Stored items:
.....

#define SDM_NEG_BIG (-1.0e30f)
#define SDM_ATTN_SKIP_MARGIN 2000.0f
// ... 385 lines not shown
      for (int dt = 0; dt < 2; ++dt)
#pragma unroll
        for (int g = 0; g < 4; ++g) {
          f32x4 h;
#pragma unroll
          for (int e = 0; e < 4; ++e) h[e] = o[qt][dt][4 * g + e] * inv;
          *(f32x4*)(stf + l31 * PS + (dt * 32 + 8 * g + 4 * hi) * 4) = h;
        }
      SDM_WAVE_SYNC();
      if (p.o_p3 && p.nsplit <= 1) {
        attn_store_p3(p, stf, PS, b, q0 + qt * 32, head, lane);
      } else {
#pragma unroll
      for (int pass = 0; pass < 8; ++pass) {
        const int row = pass * 4 + (lane >> 4), part = lane & 15;
        const int qg = q0 + qt * 32 + row;
        if (qg < p.Lq)
          *(f32x4*)(obase + (size_t)qg * p.ldo + head * 64 + part * 4) = *(const f32x4*)(stf + row * PS + part * 16);
      }
      }
      SDM_WAVE_SYNC();
    }
    return;
  }
#pragma unroll
  for (int qt = 0; qt < QT; ++qt) {
    const float l = PVS ? (lsum + __shfl_xor(lsum, 32)) : ls[qt][0];
    const float inv = 1.0f / l;
#pragma unroll
    for (int dt = 0; dt < 2; ++dt)
#pragma unroll
      for (int g = 0; g < 4; ++g) {
        f16x4 h;
#pragma unroll
        for (int e = 0; e < 4; ++e) h[e] = (half_t)(o[qt][dt][4 * g + e] * inv);
        *(f16x4*)(stg + l31 * PK + (dt * 32 + 8 * g + 4 * hi) * 2) = h;
      }
    SDM_WAVE_SYNC();
#pragma unroll
    for (int pass = 0; pass < 4; ++pass) {
      const int row = pass * 8 + (lane >> 3), part = lane & 7;
      const int qg = q0 + qt * 32 + row;
      if (qg < p.Lq)
        *(f16x8*)(p.o + (size_t)b * p.o_bs + (size_t)qg * p.ldo + head * 64 + part * 8) = *(const f16x8*)(stg + row * PK + part * 16);
    }
    SDM_WAVE_SYNC();
  }
}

.....

→ Directions for this task:
All entries are to be returned word for word.

→ Task response:
#define SDM_NEG_BIG (-1.0e30f)
#define SDM_ATTN_SKIP_MARGIN 2000.0f
// ... 385 lines not shown
      for (int dt = 0; dt < 2; ++dt)
#pragma unroll
        for (int g = 0; g < 4; ++g) {
          f32x4 h;
#pragma unroll
          for (int e = 0; e < 4; ++e) h[e] = o[qt][dt][4 * g + e] * inv;
          *(f32x4*)(stf + l31 * PS + (dt * 32 + 8 * g + 4 * hi) * 4) = h;
        }
      SDM_WAVE_SYNC();
      if (p.o_p3 && p.nsplit <= 1) {
        attn_store_p3(p, stf, PS, b, q0 + qt * 32, head, lane);
      } else {
#pragma unroll
      for (int pass = 0; pass < 8; ++pass) {
        const int row = pass * 4 + (lane >> 4), part = lane & 15;
        const int qg = q0 + qt * 32 + row;
        if (qg < p.Lq)
          *(f32x4*)(obase + (size_t)qg * p.ldo + head * 64 + part * 4) = *(const f32x4*)(stf + row * PS + part * 16);
      }
      }
      SDM_WAVE_SYNC();
    }
    return;
  }
#pragma unroll
  for (int qt = 0; qt < QT; ++qt) {
    const float l = PVS ? (lsum + __shfl_xor(lsum, 32)) : ls[qt][0];
    const float inv = 1.0f / l;
#pragma unroll
    for (int dt = 0; dt < 2; ++dt)
#pragma unroll
      for (int g = 0; g < 4; ++g) {
        f16x4 h;
#pragma unroll
        for (int e = 0; e < 4; ++e) h[e] = (half_t)(o[qt][dt][4 * g + e] * inv);
        *(f16x4*)(stg + l31 * PK + (dt * 32 + 8 * g + 4 * hi) * 2) = h;
      }
    SDM_WAVE_SYNC();
#pragma unroll
    for (int pass = 0; pass < 4; ++pass) {
      const int row = pass * 8 + (lane >> 3), part = lane & 7;
      const int qg = q0 + qt * 32 + row;
      if (qg < p.Lq)
        *(f16x8*)(p.o + (size_t)b * p.o_bs + (size_t)qg * p.ldo + head * 64 + part * 8) = *(const f16x8*)(stg + row * PK + part * 16);
    }
    SDM_WAVE_SYNC();
  }
}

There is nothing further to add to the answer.